Die Meldung hatte ich vor ein paar Tagen auch, als ich den Aufwachvorgang mit Absicht unterbrochen hatte. Aber kein Tastaturproblem zum Glück. Wenn die Meldung erscheint, macht er dann nicht nach einer gewissen Zeit automatisch mit dem Start weiter? Warte einfach mal ein wenig. Wenig heißt: 30 Sekunden bis 5 Minuten. Falls dann nichts passiert, weiß ich auch nicht weiter. Funktioniert die Tastatur überhaupt irgendwo?
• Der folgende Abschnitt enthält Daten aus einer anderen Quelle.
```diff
+        f32x16 acc[3];
+#pragma unroll
+        for (int i = 0; i < 3; ++i)
+#pragma unroll
+            for (int r = 0; r < 16; ++r) acc[i][r] = 0.f;
+        const bool mma_on = !(p.dbg & 4);
+#pragma unroll
+        for (int t = 0; t < KS; ++t) {
+            if (t == 1 && more) stage(tile + G, 0, s_nxt);
+            if (t == 6 && more) stage(tile + G, 1, s_nxt);
+            if (mma_on) {
+                const int koff = (t / 3) * RP + (t % 3) * 32;
+                u32x4 ah[3], al[3];
+#pragma unroll
+                for (int i = 0; i < 3; ++i)
+                    if (i < ntile) {
+                        const u32x2a8 h0 = *reinterpret_cast<const u32x2a8*>(s_hi + a_off[i] + koff), h1 = *reinterpret_cast<const u32x2a8*>(s_hi + a_off8[i] + koff);
+                        const u32x2a8 l0 = *reinterpret_cast<const u32x2a8*>(s_lo + a_off[i] + koff), l1 = *reinterpret_cast<const u32x2a8*>(s_lo + a_off8[i] + koff);
+                        ah[i] = u32x4{h0[0], h0[1], h1[0], h1[1]};
+                        al[i] = u32x4{l0[0], l0[1], l1[0], l1[1]};
+                    }
+#pragma unroll
+                for (int i = 0; i < 3; ++i) if (i < ntile) F::mma(al[i], wh[t], acc[i]);
+#pragma unroll
+                for (int i = 0; i < 3; ++i) if (i < ntile) F::mma(ah[i], wl[t], acc[i]);
+#pragma unroll
+                for (int i = 0; i < 3; ++i) if (i < ntile) F::mma(ah[i], wh[t], acc[i]);
             }
         }
         __syncthreads();
-        if (p.u8 && tile + (int)gridDim.x < p.tiles) prefetch(tile + gridDim.x);
-
-        f32x16 acc[3];
-#pragma unroll
-        for (int i = 0; i < 3; ++i)
-#pragma unroll
-            for (int r = 0; r < 16; ++r) acc[i][r] = 0.f;
-#pragma unroll
-        for (int t = 0; t < 14; ++t) {
-            const int ky = t >> 1, h = t & 1;
-            u32x4 ah[3], al[3];
-#pragma unroll
-            for (int i = 0; i < 3; ++i)
-                if (i < ntile) {
-                    ah[i] = *reinterpret_cast<const u32x4*>(s_hi + a_off[i] + (ky * RW + 4 * h) * 8);
-                    al[i] = *reinterpret_cast<const u32x4*>(s_lo + a_off[i] + (ky * RW + 4 * h) * 8);
-                }
-#pragma unroll
-            for (int i = 0; i < 3; ++i) if (i < ntile) F::mma(al[i], wh[t], acc[i]);
-#pragma unroll
-            for (int i = 0; i < 3; ++i) if (i < ntile) F::mma(ah[i], wl[t], acc[i]);
-#pragma unroll
-            for (int i = 0; i < 3; ++i) if (i < ntile) F::mma(ah[i], wh[t], acc[i]);
-        }
         {
             char* dst = s_out + (tile0 * 32 + 4 * g) * CROW + (wn * 32 + l31) * 4;
 #pragma unroll
@@ -206,6 +260,7 @@
                 }
         }
         __syncthreads();
+        if (p.u8 && tile + 2 * G < p.tiles) prefetch(tile + 2 * G);
 
         {
             const int pp = tid >> 3, cg = tid & 7;
@@ -213,6 +268,7 @@
             float best[8];
 #pragma unroll
             for (int e = 0; e < 8; ++e) best[e] = 0.f;
+            if (!(p.dbg & 8))
 #pragma unroll
             for (int dy = 0; dy < 3; ++dy)
 #pragma unroll
@@ -229,25 +285,25 @@
                 }
             u32x4 hi, lo;
             x3_split8<F16>(best, hi, lo);
-            if (TP * ty + py < PH && TP * tx + px < PW) {
+            if (TP * ty + py < PH && TP * tx + px < PW && !(p.dbg & 1)) {
                 uint16_t* dst = p.out + (((size_t)img * PH + TP * ty + py) * PW + TP * tx + px) * 64 + cg * 8;
                 *reinterpret_cast<u32x4*>(dst) = hi;
                 *reinterpret_cast<u32x4*>(dst + p.out_plane) = lo;
             }
             if (fuse) {
-                char* a = smem + pp * 128 + ((cg ^ ((pp >> 1) & 7)) << 4);
+                char* a = s_hi + pp * 128 + ((cg ^ ((pp >> 1) & 7)) << 4);
                 *reinterpret_cast<u32x4*>(a) = hi;
                 *reinterpret_cast<u32x4*>(a + 8192) = lo;
             }
         }
         if (fuse) {
             __syncthreads();
-            if (wave < 4) {
+            if (wave < 4 && !(p.dbg & 16)) {
                 f32x16 racc;
 #pragma unroll
                 for (int r = 0; r < 16; ++r) racc[r] = 0.f;
                 const int row = ri * 32 + l31;
-                const char* arow = smem + row * 128;
+                const char* arow = s_hi + row * 128;
                 const int sw = (row >> 1) & 7;
 #pragma unroll
                 for (int ks = 0; ks < 4; ++ks) {
@@ -270,19 +326,15 @@
                 const char* src = s_out + pp * CROW + cg * 32;
                 const f32x4 a0 = *reinterpret_cast<const f32x4*>(src), a1 = *reinterpret_cast<const f32x4*>(src + 16);
                 float v[8] = {a0[0], a0[1], a0[2], a0[3], a1[0], a1[1], a1[2], a1[3]};
-                const f32x4 b0 = *reinterpret_cast<const f32x4*>(p.b1 + cg * 8), b1v = *reinterpret_cast<const f32x4*>(p.b1 + cg * 8 + 4);
-                float sc[8] = {1.f, 1.f, 1.f, 1.f, 1.f, 1.f, 1.f, 1.f};
-                if (p.cs1) {
-                    const f32x4 s0 = *reinterpret_cast<const f32x4*>(p.cs1 + cg * 8), s1 = *reinterpret_cast<const f32x4*>(p.cs1 + cg * 8 + 4);
-#pragma unroll
-                    for (int e = 0; e < 4; ++e) { sc[e] = s0[e]; sc[4 + e] = s1[e]; }
-                }
+                const f32x4 b0 = *reinterpret_cast<const f32x4*>(s_rb + cg * 8), b1v = *reinterpret_cast<const f32x4*>(s_rb + cg * 8 + 4);
+                const f32x4 s0 = *reinterpret_cast<const f32x4*>(s_rb + 64 + cg * 8), s1 = *reinterpret_cast<const f32x4*>(s_rb + 64 + cg * 8 + 4);
+                const float sc[8] = {s0[0], s0[1], s0[2], s0[3], s1[0], s1[1], s1[2], s1[3]};
                 const float bb[8] = {b0[0], b0[1], b0[2], b0[3], b1v[0], b1v[1], b1v[2], b1v[3]};
 #pragma unroll
                 for (int e = 0; e < 8; ++e) v[e] = x3_relu(sc[e] * v[e] + bb[e]);
                 u32x4 hi, lo;
                 x3_split8<F16>(v, hi, lo);
-                if (TP * ty + py < PH && TP * tx + px < PW) {
+                if (TP * ty + py < PH && TP * tx + px < PW && !(p.dbg & 1)) {
                     uint16_t* dst = p.t1 + (((size_t)img * PH + TP * ty + py) * PW + TP * tx + px) * 64 + cg * 8;
                     *reinterpret_cast<u32x4*>(dst) = hi;
                     *reinterpret_cast<u32x4*>(dst + p.out_plane) = lo;
@@ -302,7 +354,7 @@
     a.u8 = u8; a.f32 = f32_nchw; a.w = w152_hi; a.w_plane = w_plane; a.bias = bias; a.colscale = colscale;
     a.out = out_hi; a.out_plane = out_plane; a.n = n; a.H = H; a.W = W;
     SQ_REQUIRE(!t1_hi || (w1_hi && b1), "conv1_pool_x3: the fused reduce needs its weights and bias");
-    a.w1 = w1_hi; a.w1_tiled = w1_tiled; a.b1 = b1; a.cs1 = cs1; a.t1 = t1_hi;
+    a.w1 = w1_hi; a.w1_tiled = w1_tiled; a.b1 = b1; a.cs1 = cs1; a.t1 = t1_hi; a.dbg = g_dbg;
     const int PH = ((H + 1) / 2 + 1) / 2, PW = ((W + 1) / 2 + 1) / 2;
     a.tiles_y = (PH + TP - 1) / TP; a.tiles_x = (PW + TP - 1) / TP;
     const long long tiles = (long long)n * a.tiles_y * a.tiles_x;
@@ -328,3 +380,16 @@
     if (prof >= 0) sq_prof_end(prof, stream);
     return SQ_OK;
 }
+
+extern "C" int sq_dbg_conv1_pool_x3(int f16, const void* u8, const float* f32_nchw, const void* w_hi, const void* w_lo, const float* bias,
+                                    const float* colscale, const void* w1_hi, const void* w1_lo, const float* b1, const float* cs1,
+                                    int w1_tiled, void* out_hi, void* out_lo, void* t1_hi, void* t1_lo, int n, int H, int W, void* stream) {
+    const uint16_t* w = (const uint16_t*)w_hi;
+    uint16_t* out = (uint16_t*)out_hi; uint16_t* t1 = (uint16_t*)t1_hi;
+    const long long plW = (const uint16_t*)w_lo - w, plO = (uint16_t*)out_lo - out;
+    SQ_REQUIRE((u8 != nullptr) != (f32_nchw != nullptr), "dbg_conv1_pool_x3: exactly one input form");
+    SQ_REQUIRE(!t1 || ((const uint16_t*)w1_lo - (const uint16_t*)w1_hi == plW && (uint16_t*)t1_lo - t1 == plO),
+               "dbg_conv1_pool_x3: the reduce's weights and output must share the stem's plane distances");
+    return sq_launch_conv1_pool_x3(f16, (const uint8_t*)u8, f32_nchw, w, plW, bias, colscale, out, plO, n, H, W, (hipStream_t)stream,
+                                   (const uint16_t*)w1_hi, w1_tiled, b1, cs1, t1);
+}
```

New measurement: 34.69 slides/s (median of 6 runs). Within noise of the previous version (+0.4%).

Z.B. im BIOS-Setup?


----------



## Dehero (13. März 2011)

Ich kann mit der Tastatur ins BIOS rein, aber sobald ich drin bin, geht nichts mehr. 
Und das mit dem Warten hat leider auch nicht funktioniert. Ich hatte gehofft, dass er nach einer bestimmten Zeit normal hochfährt, aber es passiert nichts.


----------



## OctoCore (13. März 2011)

Na, dann ist es schon mal kein Windowsproblem, wenn die Tastatur sich schon im BIOS weghängt.
Wenn du aber über den üblichen Tastendruck überhaupt ins BIOS kommst, scheint es auch kein direkter Hardwarefehler zu sein.
Das BIOS hängt wohl die Tastatur ab, wenn du entweder ins Setup gehst und/oder nachdem es die POST-Routinen hinter sich gebracht hat, um das BS zu starten. Schon mal ein CMOS-Reset versucht?


----------



## Dehero (14. März 2011)

Das mit dem CMOS-Reset hat nicht direkt funktioniert, aber dadurch funktionierte meine Tastatur im BIOS. Ich hab dann dort die Einstellung Legacy USB Support aktiviert, da nach dem Hochfahren wieder die Fehlermeldung kam. Dadurch konnte ich dann eine Option auswählen und hochfahren. 
Danke für deine Hilfe.


----------



## OctoCore (14. März 2011)

lol 
Durch die Brust ins Knie. Aber Hauptsache, es geht wieder.  Bitte schön.


----------